Prin 2007

Materials and techniques for new-generation systems of photovoltaic conversion

The increasing world-wide demand for energy, enforced by swift economic development of emerging Countries such as China, India and Brazil, is currently largely satisfied by fossil combustibles, which call forward the emission of CO2 and other pollutants. Sustainable development does require the usage energy sources with lowest environmental impact, which are available for both urban and rural areas, in developed and underdeveloped countries, as a network of micro-distributed generators to respond to the increasing demand for energy. Energy generation must rely on robust, fully modular units and span the range from few watts to tens of megawatts. These circumstances are met with photovoltaic technology, though the current production cost of a single unit for each specific application (grid-centralized, distributed, stand-alone) exceeds by a factor of 5 the price of an equally powerful conventional generation unit. Moreover, even under favourable economic condition, assuming that the whole production of silicon yearly produced all over the world would be completely involved in the generation of photovoltaic cells, that would be insufficient for production a non negligible portion (at least 1%) of the national need.

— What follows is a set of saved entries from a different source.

# WilliamYi96/HGR-Net

Measured on AMD Instinct MI355X. Metric: images/sec over 21K-class hierarchy, batch 512; hit@1 parity vs reference, higher is better.
Workload: dtype f16

## Files before the change

hgr-net_amd/_lib.py:

```python
from __future__ import annotations

import ctypes as C
import os
from pathlib import Path

import torch

_HERE = Path(__file__).resolve().parent
LIB_PATH = Path(os.environ.get("HGR_LIB", _HERE / "lib" / "libhgr.so"))

HGR_BF16, HGR_F16 = 0, 1
EPI_NONE, EPI_BIAS, EPI_BIAS_QUICKGELU, EPI_BIAS_RESIDUAL, EPI_BIAS_RELU, EPI_BIAS_ADD16_RELU, EPI_ACCUM, EPI_QGELU_GRAD16 = 0, 1, 2, 3, 4, 5, 6, 7

_p, _i, _l, _f = C.c_void_p, C.c_int, C.c_int64, C.c_float

SIGNATURES = {
    "hgr_gemm_nt": [_p, _l, _p, _l, _p, _l, _p, _p, _l, _i, _i, _i, _i, _i, _i, _p],
    "hgr_gemm_set_tile": [_i],
    "hgr_gemm_set_tail": [_i, _i],
    "hgr_gemm_set_persist": [_i],
    "hgr_gemm_set_ws": [_i],
    "hgr_gemm_set_p8": [_i],
    "hgr_im2col_patches": [_p, _p, _i, _i, _i, _i, _i, _p],
    "hgr_im2col_patches_ex": [_p, _p, _i, _i, _i, _i, _i, _i, _i, _p],
# ... 52 lines not shown
    "hgr_avgpool2_bwd_nhwc": [_p, _p, _i, _i, _i, _i, _i, _p],
    "hgr_attnpool_tokens_bwd": [_p, _p, _i, _i, _i, _i, _p],
    "hgr_im2col3x3_t": [_p, _p, _i, _i, _i, _i, _l, _i, _p],
    "hgr_bn_fold": [_p, _p, _p, _p, _p, _f, _p, _p, _i, _i, _i, _i, _i, _p],
    "hgr_bn_unfold_grad": [_p, _l, _p, _p, _p, _p, _p, _f, _p, _p, _p, _i, _i, _i, _p],
    "hgr_csr_group_aggregate": [_p, _l, _p, _p, _p, _p, _i, _p, _p, _p, _p, _i, _p, _p, _p, _p, _i, _p, _p, _l, _i, _f, _i, _p],
    "hgr_gemm_nt_res_stats": [_p, _l, _p, _l, _p, _p, _l, _p, _p, _i, _i, _i, _i, _p],
    "hgr_vit_head": [_p, _p, _l, _l, _p, _p, _f, _p, _p, _i, _i, _i, _i, _p],
    "hgr_gemm_nt_res_stats_guard": [_p, _l, _p, _l, _p, _p, _l, _p, _p, _f, _p, _i, _i, _i, _i, _p],
    "hgr_gemm_nt_ln": [_p, _l, _p, _l, _p, _l, _p, _p, _p, _f, _i, _i, _i, _i, _i, _p],
    "hgr_gemm_nt_ln_mha": [_p, _l, _p, _l, _p, _p, _p, _f, _p, _l, _i, _i, _i, _i, _i, _p],
    "hgr_gemm_nt_bias_gelu_dual": [_p, _l, _p, _l, _p, _l, _p, _l, _p, _i, _i, _i, _i, _p],
    "hgr_gemm_nt_qgelu_grad_colsum": [_p, _l, _p, _l, _p, _l, _p, _l, _p, _i, _i, _i, _i, _p],
    "hgr_vit_embed_ln_stats": [_p, _p, _p, _p, _p, _p, _p, _p, _i, _i, _i, _f, _i, _p],
    "hgr_row_stats16": [_p, _p, _p, _p, _i, _i, _i, _p],
    "hgr_pair_rows_f32": [_p, _p, _p, _i, _i, _l, _p, _i, _p],
    "hgr_logits_eval_workspace_bytes": [_i, _i],
    "hgr_logits_eval": [_p, _p, _i, _i, _i, _p, _p, _p, _i, _p, _p, _i, _p, _i, _i, _p, _p, _p, _p, _i, _p],
    "hgr_logits_eval_tile_stage": [_p, _p, _i, _i, _i, _p, _p, _p, _i, _p, _p, _i, _p, _i, _i, _p, _p, _p, _p, _i, _p],
    "hgr_logits_eval_row_stage": [_p, _p, _i, _i, _i, _p, _p, _p, _i, _p, _p, _i, _p, _i, _i, _p, _p, _p, _p, _i, _p],
    "hgr_comm_unique_id": [_p],
    "hgr_comm_init": [_i, _i, _p],
    "hgr_comm_destroy": [],
    "hgr_comm_rank": [],
    "hgr_comm_world": [],
    "hgr_allreduce": [_p, _p, _l, _i, _i, _p],
    "hgr_allgather": [_p, _p, _l, _i, _p],
    "hgr_broadcast": [_p, _l, _i, _i, _p],
    "hgr_adamw": [_p, _p, _p, _p, _l, _f, _f, _f, _f, _f, _i, _p, _f, _f, _p],
}
# ... 55 lines not shown
```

Diffusion of photovoltaic energy is thereby prevented by such limiting factors. Thus, only a big effort into research will be able to support a suitable technological development:
- In the short term, it is mandatory to aim at the improvement of production processes and of conversion efficiency, at the decrease of process costs with cheap low-impact environment-compatible processes and ultimately at the reduction of expensive prime materials. In this scheme, the only method that can be currently pursued is the technique of concentrated photovoltaic, namely the focalization of sunlight onto low-size photovoltaic cells. Indeed, such method is currently employed with high-efficiency silicon cells and constitutes an interesting methodology, inasmuch as it allows an increase in conversion efficiency and as well as a significant decrease in the quantity of used photo-converting material. On the other hand, such scheme does not afford significant improvement because of the limited energy range of the photons for which a single-material cell can efficiently operate.

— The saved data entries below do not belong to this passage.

__device__ __forceinline__ void glds16(const void* src, uint32_t lds_addr) {
  uint32_t keep;
  asm volatile(
// ... 609 lines not shown
  auto mma_all = [&]() {
    if constexpr (std::is_same<E, BF16X3>::value) {
#pragma unroll
      for (int pass = 0; pass < 3; ++pass)
#pragma unroll
        for (int nt = 0; nt < 4; ++nt)
#pragma unroll
          for (int mt = 0; mt < 4; ++mt)
            mma_kstep<BF16>(acc[nt][mt], wf[pass == 0 ? 0 : 1][nt], af[pass == 1 ? 1 : 0][mt]);
    } else {
#pragma unroll
      for (int ks = 0; ks < 2; ++ks)
#pragma unroll
        for (int nt = 0; nt < 4; ++nt)
#pragma unroll
          for (int mt = 0; mt < 4; ++mt) mma_kstep<E>(acc[nt][mt], wf[ks][nt], af[ks][mt]);
    }
  };

  const RowSsqReq rs_req = row_scale_request<EPI>(p, m0 + wm * 64, lane);
  setup_term(0);
  if constexpr (STAGES == 3) {
    const bool late = __builtin_amdgcn_readfirstlane(wave) >= NWAVES / 2;
    stage(0);
    if (nkt > 1) stage(1);
    if (nkt > 1) pipe_sync<PER_STAGE>(); else pipe_sync<0>();
    __builtin_amdgcn_sched_barrier(0);
    if (late) pipe_sync<63>();
    auto ktile = [&](auto late_c, auto stage_c, int slot, int fill) {
      constexpr bool LATE = decltype(late_c)::value, STAGE = decltype(stage_c)::value;
      if constexpr (!(DN_GEMM_ABL & 4)) load_frags(slot);
      if constexpr (STAGE && !(DN_GEMM_ABL & 1)) stage(fill);
      if constexpr (LATE) pipe_sync<STAGE ? PER_STAGE : 0>(); else pipe_sync<63>();
      __builtin_amdgcn_sched_barrier(0);
      if constexpr (!(DN_GEMM_ABL & 8)) __builtin_amdgcn_s_setprio(1);
      if constexpr (!(DN_GEMM_ABL & 2)) mma_all();
      __builtin_amdgcn_s_setprio(0);
      __builtin_amdgcn_sched_barrier(0);
      if constexpr (LATE) pipe_sync<63>(); else pipe_sync<STAGE ? PER_STAGE : 0>();
      __builtin_amdgcn_sched_barrier(0);
    };
    auto run = [&](auto late_c) {
      int slot = 0, fill = 2, kt = 0;
      auto adv = [&]() { slot = slot == 2 ? 0 : slot + 1; fill = fill == 2 ? 0 : fill + 1; };
      for (; kt + 2 < nkt; ++kt) { ktile(late_c, std::true_type{}, slot, fill); adv(); }
      for (; kt < nkt; ++kt) { ktile(late_c, std::false_type{}, slot, fill); adv(); }
    };
    if (late) run(std::true_type{}); else run(std::false_type{});
    if (!late) pipe_sync<63>();
  } else {
    stage(0);
    int slot = 0;
    for (int kt = 0; kt < nkt; ++kt) {
      pipe_sync<0>();
      if (kt + 1 < nkt) stage(slot ^ 1);
      load_frags(slot);
      mma_all();
      slot ^= 1;
    }
  }

  if constexpr (STAGES != 3) __syncthreads();
  float* ep = reinterpret_cast<float*>(smem) + wave * (64 * EP_LD);
  const float row_scale = row_scale_finish(p, rs_req);
  float sc4[4];
  slab_row_scales(row_scale, lane, sc4);
#pragma unroll
  for (int mt = 0; mt < 4; ++mt)
#pragma unroll
    for (int nt = 0; nt < 4; ++nt)
      *reinterpret_cast<f32x4*>(ep + (mt * 16 + frow) * EP_LD + nt * 16 + fq * 4) = scaled(acc[nt][mt], sc4[mt]);
  asm volatile("s_waitcnt lgkmcnt(0)" ::: "memory");

  if constexpr (EPI == DN_EPI_RESADD)
    wave_epilogue<EPI, std::is_same<E, BF16X3>::value, std::is_same<E, F16>::value>(p, ep, m0 + wm * 64, n0 + wn * 64, g, lane, 64, row_scale >= 0.f ? ROW_PRESCALED : row_scale, pre_res);
  else
    wave_epilogue<EPI, std::is_same<E, BF16X3>::value, std::is_same<E, F16>::value>(p, ep, m0 + wm * 64, n0 + wn * 64, g, lane, 64, row_scale >= 0.f ? ROW_PRESCALED : row_scale);
}

constexpr int ROWB2 = 64;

- In the long term, the research should promote the development of novel devices, which are benefited by cross-fertilization with other material sciences and high-technology industrial fields such as display and aerospace industries. This effort will steer toward a new class of materials with large-scale production and high conversion efficiency. In fact, the target of photovoltaic in the mean term is the achievement of conversion efficiency of the order of 30-40% at the rate of Euro/m2, which is also referred to as third-generation photovoltaic or , alternatively with an efficiency figure about 5-10% but at the rate 15-40 Euro/ m2.
The present project aims at the development of new techniques and novel materials for high-efficiency photovoltaic conversion that can be produced over a large scale. The project naturally assumes the concentration scheme and focuses to the split of sunlight into bands. Due to usage of suitable dichroic filters each band is geometrically separated in a number of beams from the others to form a beam and diverted to a specifically designed semiconductor whose bandgap in tuned to the energy of the photons in the beam.
The combination of concentrated photovoltaic with a system of independent cells, which was recently proposed by some of the members in this project, is highly innovative with respect to traditional being studied semiconductor multi-junction devices because:
- it permits to prevent all the problems and technological drawbacks in the fabrication of a multi-junction;
- it allows to consider a wider class of cheaper and easily producible materials, among which are the polymers, to accompany the traditionally used silicon;
- it affords operation with no need for cooling of photo-sensing units.
The present project aims at seeking for new materials, other than those that are currently in the stage of prototype, and novel techniques for concentration that are eligible for photovoltaic conversion through separation of sunlight by dichroic filters.